Finally went on another bike ride tonight. Oh my goodness!! Apparently, if you haven't ridden in, what, 2 weeks? 3? you probably shouldn't go straight back to the 10+ mile track you were doing when you were cycling 2 and 3 times per week minimum!! wowie!! The legs were a trembling about 3/4 of the way through my route. But then I also realized that I hadn't eaten anything to help get myself through the rut.
I needed a ride. I needed it a lot. I pondered a few things, and did not come up with anything profound. but I did have a new push for the ride. I mentioned yesterday that I got a book from the Library called Build it Big for direct sellers. Well, I started it today.

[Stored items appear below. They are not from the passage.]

def attention(q, k, vt, *, batch, heads, n_q, n_kv, head_dim, q_per_kv=1, out=None, kmax=None, k_prescaled=False):
    ldq, _ = _row_stride(q)
    ldk, _ = _row_stride(k)
    if out is None:
        out = torch.empty((batch * n_q, heads * head_dim), device=q.device, dtype=L.ELEM[0])
    scale = 0.0 if k_prescaled else head_dim ** -0.5
    c = heads * head_dim
    flops = 4.0 * batch * heads * n_q * n_kv * head_dim
    nbytes = 2 * (2 * batch * n_q * c + 2 * (batch // q_per_kv) * n_kv * c)
    if _BOUNDED_SOFTMAX[0] and 32 < head_dim <= 48 and head_dim % 16:
        if kmax is None:
            kmax = key_norm_max(k, kv_batches=batch // q_per_kv, heads=heads, n_kv=n_kv, head_dim=head_dim)
        with _hbm_op("attention", nbytes, flops=flops):
            L.check(_lib.vx_attention_bounded(_ptr(q), ldq, _ptr(k), ldk, _ptr(vt), vt.shape[-1], _ptr(out),
                                              _row_stride(out)[0], batch, heads, n_q, n_kv, head_dim, q_per_kv,
                                              scale, _ptr(kmax), _stream()), "vx_attention_bounded")
        return out
    with _hbm_op("attention", nbytes, flops=flops):
        L.check(_lib.vx_attention(_ptr(q), ldq, _ptr(k), ldk, _ptr(vt), vt.shape[-1], _ptr(out), _row_stride(out)[0],
                                  batch, heads, n_q, n_kv, head_dim, q_per_kv, scale, _stream()),
                "vx_attention")
    return out


def temporal_attention(qkv, *, b, f, hw, heads, head_dim, out=None):
    _chk_bf16(qkv, "qkv")
    ld, rows = _row_stride(qkv)
    if rows != b * f * hw:
        raise ValueError("qkv rows != b*f*hw")
    if out is None:
        out = torch.empty((rows, heads * head_dim), device=qkv.device, dtype=L.ELEM[0])
    with _hbm_op("temporal_attention", 2 * rows * 4 * heads * head_dim, flops=4.0 * rows * f * heads * head_dim):
        L.check(_lib.vx_temporal_attention(_ptr(qkv), ld, _ptr(out), _row_stride(out)[0], b, f, hw, heads, head_dim,
                                           head_dim ** -0.5, _stream()), "vx_temporal_attention")
    return out


def small_kv_attention(q, kv, *, batch, n_q, n_kv, heads, head_dim, out=None):
    ldq, _ = _row_stride(q)
    ldkv, _ = _row_stride(kv)
    c = heads * head_dim
    if out is None:
        out = torch.empty((batch * n_q, c), device=q.device, dtype=L.ELEM[0])
    with _hbm_op("small_kv_attention", 2 * (2 * batch * n_q * c + 2 * batch * n_kv * c)):
        L.check(_lib.vx_small_kv_attention(_ptr(q), ldq, _ptr(kv), ldkv, c, _ptr(out), _row_stride(out)[0], batch, n_q,
                                           n_kv, heads, head_dim, head_dim ** -0.5, _stream()),
                "vx_small_kv_attention")
    return out


UPSAMPLE_PHASES = [os.environ.get("VX_UPSAMPLE_PHASES", "1") != "0"]
UPSAMPLE_PHASES_MIN_HW = [int(os.environ.get("VX_UPSAMPLE_PHASES_MIN_HW", "256"))]


def upsample_phases_applies(H, W, c):
    geom = (("hw_in", H * W), ("c", c))
    four, one = "four 2x2 convolutions over the original image + interleave", "one 3x3 convolution with the upsampling in its gather"
    ok = UPSAMPLE_PHASES[0] and H * W >= UPSAMPLE_PHASES_MIN_HW[0] and c % 64 == 0
    return _note_path("upsample_conv", geom, ok, four if ok else one,
                      "" if ok else "switched off / input frame below VX_UPSAMPLE_PHASES_MIN_HW pixels / channels not a multiple of 64")


def pad_image(x, frames, H, W):
    _chk_bf16(x, "x")
    if not x.is_contiguous():
        raise ValueError("pad_image: contiguous input")
    c = x.shape[-1]
    out = padded_buffer(x.device, frames, H, W, c)
    L.check(_lib.vx_pad_image(_ptr(x), frames, H, W, c, _ptr(out), _stream()), "vx_pad_image")
    return out


def pixel_shuffle2x(phases, frames, H, W):
    _chk_bf16(phases, "phases")
    if phases.dim() != 3 or phases.shape[0] != 4 or phases.shape[1] != frames * H * W or not phases.is_contiguous():
        raise ValueError("pixel_shuffle2x: phases must be a contiguous [4, frames*H*W, C] tensor")
    c = phases.shape[-1]
    out = torch.empty((frames, 4 * H * W, c), device=phases.device, dtype=L.ELEM[0])
    L.check(_lib.vx_pixel_shuffle2x(_ptr(phases), phases.stride(0), frames, H, W, c, _ptr(out), _stream()), "vx_pixel_shuffle2x")
    return out


def upsample_conv_phases(x, w_phases, bias, *, frames, H, W):
    cout = w_phases.shape[1]
    xp = pad_image(x, frames, H, W)
    ph = torch.empty((4, frames * H * W, cout), device=x.device, dtype=L.ELEM[0])
    g = ConvGeom(frames, H + 2, W + 2, 2, 2, 1, 0, out_hw=(H, W))
    for a in (0, 1):
        for b in (0, 1):
            gemm(xp.view(frames * (H + 2) * (W + 2), -1), w_phases[a * 2 + b], bias, geom=g,
                 a_pixel_offset=a * (W + 2) + b, out=ph[a * 2 + b])
    return pixel_shuffle2x(ph, frames, H, W)


FF_PROJ_FOLD = [os.environ.get("VX_FF_PROJ_FOLD", "1") != "0"]
FF_PROJ_FOLD_MIN_HW = [int(os.environ.get("VX_FF_PROJ_FOLD_MIN_HW", "256"))]
FF_PROJ_FOLD_MM = [os.environ.get("VX_FF_PROJ_FOLD_MM", "1") != "0"]


def ff_proj_fold_applies(m, c, hidden):
    hw = _FRAME_ROWS[0]
    geom = (("c", c), ("hidden", hidden), ("hw", hw))
    one, two = "FF output GEMM + proj_out as one dual-source GEMM (K = 5C)", "two launches (FF output GEMM, proj_out)"
    if not FF_PROJ_FOLD[0] or FP8_PROJ[0]:
        return _note_path("ff_proj_out", geom, False, two, "switched off / fp8 projections")
    ok = hw is not None and hw >= FF_PROJ_FOLD_MIN_HW[0] and c % 64 == 0 and hidden % 64 == 0
    return _note_path("ff_proj_out", geom, ok, one if ok else two, "" if ok else "frame below VX_FF_PROJ_FOLD_MIN_HW rows")


AX_FUSED = [os.environ.get("VX_AX_FUSED", "1") != "0"]


class AudioFold:

    def __init__(self, kq, colsum, sbias, vo, frames, c):
        self.kq, self.colsum, self.sbias, self.vo, self.frames, self.c = kq, colsum, sbias, vo, frames, c


def audio_xattn_applies(c, heads, n_ctx, hw):
    geom = (("c", c), ("heads", heads), ("n_ctx", n_ctx), ("hw%16", hw % 16))
    one, three = "one launch (vx_audio_xattn)", "three launches (q GEMM + 5-key attention + output GEMM)"
    if not AX_FUSED[0] or not LN_FOLD[0] or FP8_PROJ[0]:
        return _note_path("audio_cross_attention", geom, False, three, "switched off / LayerNorm fold off / fp8 projections")
    ok = bool(_lib.vx_audio_xattn_supported(int(c), int(heads), int(n_ctx), int(hw)))
    return _note_path("audio_cross_attention", geom, ok, one if ok else three,
                      "" if ok else "the one-launch form is built for 8 heads, 5 audio tokens per frame, c % 320 == 0")


def audio_xattn_pack(kv, wq_folded, bq_folded, wo, *, frames, n_ctx, heads):
    _chk_bf16(kv, "kv")
    _chk_bf16(wq_folded, "wq")
    _chk_bf16(wo, "wo")
    c = wo.shape[0]
    if kv.shape != (frames * n_ctx, 2 * c) or tuple(wq_folded.shape) != (c, c) or tuple(wo.shape) != (c, c) or \
            not wq_folded.is_contiguous() or not wo.is_contiguous():
        raise ValueError("audio_xattn_pack: shapes")
    if bq_folded is not None and (bq_folded.dtype != torch.float32 or bq_folded.numel() != c):
        raise TypeError("audio_xattn_pack: folded bias must be float32 [C]")
    dev = kv.device
    kq = torch.empty((frames, 48 * c), device=dev, dtype=L.ELEM[0])
    vo = torch.empty((frames, 48 * c), device=dev, dtype=L.ELEM[0])
    cs = torch.empty((frames, 48), device=dev, dtype=torch.float32)
    sb = torch.empty((frames, 48), device=dev, dtype=torch.float32)
    L.check(_lib.vx_audio_xattn_pack(_ptr(kv), _row_stride(kv)[0], _ptr(wq_folded), _ptr(bq_folded), _ptr(wo), c, heads, n_ctx,
                                     frames, _ptr(kq), _ptr(cs), _ptr(sb), _ptr(vo), _stream()), "vx_audio_xattn_pack")
    return AudioFold(kq, cs, sb, vo, frames, c)
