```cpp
int nrms_click_score_fwd(int32_t B, int32_t C, int32_t d, const float* cand, const float* user,
                         const uint8_t* mask, float* scores, void* stream);
int nrms_click_score_indexed(int32_t B, int32_t C, int32_t d, const float* news_vec, int64_t n_vec, const int32_t* index,
                             const float* user, const uint8_t* mask, float* scores, void* stream);
int nrms_click_score_bwd(int32_t B, int32_t C, int32_t d, const float* cand, const float* user,
                         const uint8_t* mask, const float* dscores, float* dcand, float* duser,
                         void* stream);

int nrms_ce_loss_fwd_bwd(int32_t B, int32_t C, const float* scores, float* loss_sum,
                         float* dscores, float grad_scale, void* stream);

int nrms_adam_step(size_t n, float* param, const float* grad, float* exp_avg, float* exp_avg_sq,
                   double lr, double beta1, double beta2, double eps, int32_t step, float grad_scale,
                   void* stream);

int nrms_adam_step_guarded(size_t n, float* param, const float* grad, float* exp_avg, float* exp_avg_sq,
                           double lr, double beta1, double beta2, double eps, int32_t step, float grad_scale,
                           int32_t* n_nonfinite, void* stream);
int nrms_adam_step_rest(size_t n, float* param, const float* grad, float* exp_avg, float* exp_avg_sq,
                        double lr, double beta1, double beta2, double eps, int32_t step, float grad_scale,
                        int32_t* n_nonfinite, void* stream);
int nrms_grad_guard(size_t n, float* grad, int32_t* n_nonfinite, void* stream);

int nrms_impression_auc(int32_t n_imp, int32_t max_c, const float* scores, const uint8_t* labels,
                        const int32_t* lens, double* auc, void* stream);

int nrms_impression_metrics(int32_t n_imp, int32_t max_c, const float* scores, const uint8_t* labels,
                            const int32_t* lens, int32_t k_a, int32_t k_b, double* auc, double* mrr, double* ndcg_a,
                            double* ndcg_b, int32_t* ranks, void* stream);

size_t nrms_topk_dot_workspace_bytes(int32_t B, int64_t N, int32_t d, int32_t k);
int nrms_topk_dot(int32_t B, int64_t N, int32_t d, int32_t k, const float* user, const float* items, const int64_t* exclude,
                  int32_t n_exclude, float* top_scores, int64_t* top_ids, void* workspace, size_t workspace_bytes, void* stream);

size_t nrms_topk_grouped_dot_workspace_bytes(int32_t B, int64_t N, int32_t d, int32_t k, int32_t G);
int nrms_topk_grouped_dot(int32_t B, int64_t N, int32_t d, int32_t k, int32_t G, const float* query, const float* items,
                          const int32_t* item_ids, const int64_t* group_ptr, const int64_t* exclude, int32_t n_exclude,
                          float* top_scores, int64_t* top_ids, void* workspace, size_t workspace_bytes, void* stream);

size_t nrms_topk_sections_dot_workspace_bytes(int32_t B, int64_t N, int32_t d, int32_t k, int32_t G, int32_t slice_tiles);
int nrms_topk_sections_dot(int32_t B, int64_t N, int32_t d, int32_t k, int32_t G, int32_t slice_tiles, const float* user,
                           const float* items , const int32_t* item_ids, const int64_t* section_ptr,
                           const float* bias , const int64_t* exclude, int32_t n_exclude,
                           float* top_scores , int64_t* top_ids , void* workspace,
                           size_t workspace_bytes, void* stream);

size_t nrms_rank_dot_workspace_bytes(int32_t B, int64_t N, int32_t d, int32_t T, int32_t n_exclude);
int nrms_rank_dot(int32_t B, int64_t N, int32_t d, int32_t T, const float* user, const float* items, const int64_t* targets,
                  const int64_t* exclude, int32_t n_exclude, int32_t* ranks, float* target_scores, void* workspace,
                  size_t workspace_bytes, void* stream);

size_t nrms_topk_dot_biased_workspace_bytes(int32_t B, int64_t N, int32_t d, int32_t k);
int nrms_topk_dot_biased(int32_t B, int64_t N, int32_t d, int32_t k, const float* user, const float* items,
                         const float* bias , const int64_t* exclude, int32_t n_exclude, float* top_scores,
                         int64_t* top_ids, void* workspace, size_t workspace_bytes, void* stream);
size_t nrms_rank_dot_biased_workspace_bytes(int32_t B, int64_t N, int32_t d, int32_t T, int32_t n_exclude);
int nrms_rank_dot_biased(int32_t B, int64_t N, int32_t d, int32_t T, const float* user, const float* items,
                         const float* bias , const int64_t* targets, const int64_t* exclude,
                         int32_t n_exclude, int32_t* ranks, float* target_scores, void* workspace, size_t workspace_bytes,
                         void* stream);

size_t nrms_topk_dot_windowed_workspace_bytes(int32_t B, int64_t N, int32_t d, int32_t k);
int nrms_topk_dot_windowed(int32_t B, int64_t N, int32_t d, int32_t k, const float* user, const float* items,
// ... 220 lines not shown
```

pytorch_news_recommender_amd/_lib.py:

```python
from __future__ import annotations

import ctypes as C
import os

PKG = os.path.dirname(os.path.abspath(__file__))
LIB_PATH = os.environ.get("NRMS_HIP_LIB") or os.path.join(PKG, "libnrms_hip.so")

NRMS_OK, NRMS_EINVAL, NRMS_ELAUNCH, NRMS_EWORKSPACE = 0, -1, -2, -3
NRMS_FLAG_PAD_ROW_ZERO = 1
NRMS_FLAG_DEFER_WQKV = 2
NRMS_FLAG_FWD_SCRATCH_KEPT = 4
NRMS_FLAG_FUSED_SEQ64 = 8
NRMS_FLAG_DEFER_USER_JOIN = 16
NRMS_FLAG_TABLE_ADAM = 32
NRMS_PRECISION_FP32 = 0
NRMS_PRECISION_BF16X3 = 1
NRMS_PRECISION_BF16 = 2
NRMS_PRECISION_FP16 = 3
NRMS_DROPOUT_FIELDS16 = 0x100
NRMS_DROPOUT_SITE_NEWSVEC = 4
NRMS_FP16_KP, NRMS_FP16_DP, NRMS_FP16_QP = 320, 320, 224
PRECISIONS = {"fp32": 0, "bf16x3": 1, "bf16": 2, "fp16": 3}


# ... 20 lines not shown


class TableAdam(C.Structure):
    _fields_ = [("param", C.c_void_p), ("exp_avg", C.c_void_p), ("exp_avg_sq", C.c_void_p), ("lr", C.c_double), ("beta1", C.c_double),
                ("beta2", C.c_double), ("eps", C.c_double), ("step", C.c_int32), ("grad_scale", C.c_float), ("n_nonfinite", C.c_void_p)]


class EncoderActs(C.Structure):
    _fields_ = [("x", C.c_void_p), ("qkv", C.c_void_p), ("attn", C.c_void_p), ("ctx", C.c_void_p),
                ("t", C.c_void_p), ("w", C.c_void_p), ("scratch", C.c_void_p)]


class SegPoolDesc(C.Structure):
    _fields_ = [("n_rows", C.c_int64), ("n_seg", C.c_int64), ("nnz", C.c_int64), ("d", C.c_int32), ("q", C.c_int32),
                ("precision", C.c_int32), ("flags", C.c_int32)]


NRMS_SEGPOOL_ROWS_UNIQUE = 1
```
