extern "C" int marex_hobday_thresholds_tails_f32(marex_ctx* ctx, const void* lists, const uint32_t* aux, int list_rows,
                                                 const float* anom, int64_t T_out, int64_t C, int ny, int nx, int max_bucket,
                                                 const float* centres,
                                                 int nb, double q, int wd, int ws, float lower_bound, float upper_bound, int row0,
                                                 int row1, float* thr_doy_major, marex_thr_stats* stats) {
    if (!ctx) return -1;
    if (!lists || !aux || !anom || !centres || !thr_doy_major || !stats || T_out <= 0 || C <= 0)
        return fail(ctx, -1, "marex_hobday_thresholds_tails_f32: null pointer or empty shape");
    if (wd < 3 || wd > 365 || (wd & 1) == 0)
        return fail(ctx, -1, "marex_hobday_thresholds_tails_f32: window_days_hobday must be odd and in 3..365");
    if (ws < 1 || (ws & 1) == 0) return fail(ctx, -1, "marex_hobday_thresholds_tails_f32: window_spatial_hobday must be odd");
    if (!(q > 0.0 && q <= 1.0)) return fail(ctx, -1, "marex_hobday_thresholds_tails_f32: q must be in (0, 1]");
    if (ny == 0) {
        if (ws > 1) return fail(ctx, -1, "marex_hobday_thresholds_tails_f32: spatial pooling needs a structured grid");
        nx = (int)C;
        row0 = 0;
        row1 = 1;
    } else if ((int64_t)ny * nx != C) {
        return fail(ctx, -1, "marex_hobday_thresholds_tails_f32: ny*nx != C");
    } else if (row0 < 0 || row1 > ny || row0 >= row1) {
        return fail(ctx, -1, "marex_hobday_thresholds_tails_f32: need 0 <= row0 < row1 <= ny");
    }
    const int p = ws / 2;
    if (nb < 4 || nb > TAIL_MAX_NB || max_bucket < 1 || max_bucket > TAIL_MAX_BUCKET || p > 3 ||
        (int64_t)max_bucket * wd * ws * ws > 65535 || C > (1 << 24))
        return fail(ctx, -4, "marex_hobday_thresholds_tails_f32: shape outside the tail kernel (nb <= %d, buckets <= %d rows, "
                             "ws <= 7, pooled window <= 65535 samples)", TAIL_MAX_NB, TAIL_MAX_BUCKET);
    HIP_TRY(ctx, hipSetDevice(ctx->device));
    int NPER, nch;
    if (!tails_geometry(max_bucket, list_rows, NPER, nch))
        return fail(ctx, -4, "marex_hobday_thresholds_tails_f32: %d rows per bucket in lists of %d", max_bucket, list_rows);
    const int cells_opt = ctx_opt(ctx, "THR_CELLS", 1);
    if (p == 0 && cells_opt && (cells_opt == 2 ? wd * NPER <= 128 : wd * NPER <= 16)) {
        const long c0 = ny > 0 ? (long)row0 * nx : 0, c1 = ny > 0 ? (long)row1 * nx : (long)C;
        const long ncg = (c1 - c0 + 63) / 64;
        int nblk = (int)((32L * 4 * device_cus(ctx) + ncg - 1) / ncg);
        nblk = nblk < 1 ? 1 : (nblk > 12 ? 12 : nblk);
        nblk = ctx_opt(ctx, "THR_CELLS_BLOCKS", nblk);
        LaunchTimer lt(ctx, MAREX_K_THRESHOLDS);
        const size_t lds = (size_t)((wd * NPER + 3) & ~3) * 64 * sizeof(uint4);
        const int nslot = (wd * NPER + 3) & ~3;
        const bool cached = nslot == 12 && ctx_opt(ctx, "THR_CELLS_CACHE", 1);
        if (lds > 64 * 1024) HIP_TRY(ctx, hipFuncSetAttribute((const void*)k_thr_cells<0>, hipFuncAttributeMaxDynamicSharedMemorySize, (int)lds));
        hipLaunchKernelGGL(cached ? k_thr_cells<12> : k_thr_cells<0>, dim3((unsigned)ncg, (unsigned)nblk), dim3(64), lds, ctx->stream,
                           reinterpret_cast<const uint4*>(lists), aux, NPER, nch, anom, (long)C, c0, c1, nblk, centres, nb, q, wd,
                           lower_bound, upper_bound, thr_doy_major, stats, ctx_debug_counters(ctx));
        HIP_TRY(ctx, hipGetLastError());
        return 0;
    }
    if (NPER > 6)
        return fail(ctx, -4, "marex_hobday_thresholds_tails_f32: %d rows per bucket in lists of %d: more than 6 lists", max_bucket, list_rows);
    const int tile_pref = ctx_opt(ctx, "THR_TILE", (ny > 0 && p > 0 && max_bucket >= 24) ? 32 : 16);
    const bool half = (ny > 0 && p == 2) && tile_pref == 3216 && (row1 - row0) >= 12 && nx >= 16;
    const bool big = !half && (ny > 0 && p > 0) && tile_pref == 32 && (row1 - row0) >= 16 && nx >= 16;
    const int NT = big ? 1024 : (half ? 512 : 256);
    int TR = (ny > 0 && p > 0) ? (big ? 32 : 16) : 1, TC = NT / TR;
    const size_t lds_pad = (size_t)ctx_opt(ctx, "THR_LDS_PAD", 0) * 1024;
    bool tall = false;
    if (big && p == 2 && ctx_opt(ctx, "THR_TALL", 1)) {
        auto ntiles = [&](int tr, int tc) {
            return (long)((nx + tc - 2 * p - 1) / (tc - 2 * p)) * ((row1 - row0 + tr - 2 * p - 1) / (tr - 2 * p));
        };
        tall = ntiles(34, 30) < ntiles(32, 32) && (row1 - row0) >= 30;
        if (tall) TR = 34, TC = 30;
    }
    const int OR = TR - 2 * p, OC = TC - 2 * p;
    const int tiles_x = (nx + OC - 1) / OC, tiles_y = (row1 - row0 + OR - 1) / OR;
    int Dd = ctx_opt(ctx, "THR_DD", 0);
    if (Dd < 1 || Dd > NDOY) {
        const long cus = device_cus(ctx), tiles = (long)tiles_x * tiles_y;
        const long slots = cus * (big ? 1 : (half ? 2 : 4));
        long best = -1;
        for (int d = 16; d <= NDOY; ++d) {
            const long blocks = tiles * ((NDOY + d - 1) / d);
            const long cost = ((blocks + slots - 1) / slots) * (d + wd);
            if (best < 0 || cost < best) best = cost, Dd = d;
        }
    }
    dim3 grid((unsigned)(tiles_x * tiles_y), (unsigned)((NDOY + Dd - 1) / Dd));
    unsigned long long* dbg = ctx_debug_counters(ctx);
    const uint4* tl = reinterpret_cast<const uint4*>(lists);
    const int pass_limit = ctx_opt(ctx, "THR_PASS_LIMIT", 2 * (nb / TT_STEP) + 9);
#define MAREX_TT_ARGS tl, aux, NPER, nch, anom, (long)C, ny, nx, row0, row1, tiles_x, Dd, centres, nb, q, wd, lower_bound, upper_bound, thr_doy_major, stats, dbg, pass_limit
#define MAREX_TT_LAUNCH(PP, TCC, NTT, ...)                                                                                           \
    do {                                                                                                                             \
        if (NPER <= 1)                                                                                                               \
            hipLaunchKernelGGL((k_thr_tails<PP, TCC, NTT, 1, ##__VA_ARGS__>), grid, dim3(NTT), lds_pad, ctx->stream, MAREX_TT_ARGS); \
        else if (NPER <= 2)                                                                                                          \
            hipLaunchKernelGGL((k_thr_tails<PP, TCC, NTT, 2, ##__VA_ARGS__>), grid, dim3(NTT), lds_pad, ctx->stream, MAREX_TT_ARGS); \
        else                                                  \
            hipLaunchKernelGGL((k_thr_tails<PP, TCC, NTT, 3, ##__VA_ARGS__>), grid, dim3(NTT), lds_pad, ctx->stream, MAREX_TT_ARGS); \
    } while (0)
    {
        LaunchTimer lt(ctx, MAREX_K_THRESHOLDS);
        if (TR == 1)
            MAREX_TT_LAUNCH(0, 256, 256);
        else if (half)
            MAREX_TT_LAUNCH(2, 32, 512, 16);
        else if (big && p == 1)
            MAREX_TT_LAUNCH(1, 32, 1024);
        else if (big && p == 2 && tall)
            MAREX_TT_LAUNCH(2, 30, 1024, 34);
        else if (big && p == 2)
            MAREX_TT_LAUNCH(2, 32, 1024);
        else if (big)
            MAREX_TT_LAUNCH(3, 32, 1024);
        else if (p == 1)
            MAREX_TT_LAUNCH(1, 16, 256);
        else if (p == 2)
            MAREX_TT_LAUNCH(2, 16, 256);
        else
            MAREX_TT_LAUNCH(3, 16, 256);
    }
#undef MAREX_TT_LAUNCH
#undef MAREX_TT_ARGS
    HIP_TRY(ctx, hipGetLastError());
    return 0;
}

The first essay was a good, well-chosen essay to begin with. Each essay has a few action steps you can take for that item, which is also handy. but the thing that struck me was right before the action steps he said something to the effect that you only have to exceed your expectations of yourself. Hmmm. That was new to me. I've learned a lot about expectations in the last 5 years since my Pastor came to our church. But I hadn't realized, I guess, how little I truly expect of myself. I expect a way lotta incredible stuff from my friends and family, not the least of which includes a bit of reading my mind; but, apparently, I don't expect all that much out of myself.
This is probably why I allow myself to be so deeply, incredibly lazy the vast majority of the time. I spend hours, literally hours! screwing around doing useless nothing on facebook and reading interesting and amusing blogs, but I can't be bothered to do my dishes or pick up my crap, much less actually work towards building something that I continually say that I want to have.
There was a revelation moment this weekend at our convention. Nicki Kealohohou (i think) was speaking about the truest reasons people get into direct sales. Most people will say money, or possibly time away from the kids, or for the discount, or the trips or whatever. But truly it usually comes down, at the deepest level, to one of just a few things. You want someone to respect you, you want someone to be proud of you, another one that escapes me at this moment, and You want to build something of your own from scratch. And a small bell went off in my mind. I dream, and I dream big! And it always includes other people, and it always includes an incredible amount of ownership for me. And I realized, that is my truest, deepest motivation. The same gut level motivation that makes me want to write and publish a book.
I pondered while riding that if all I truly have to do is beat myself then the rest should be fairly easy. I have the knowledge, I just have to script some of it out. I have the passion, I just have to share it. I have a phenomenal company behind me, I just need to utilize what they offer me. In so many ways I truly have the world at my feet. I just need to start walking!!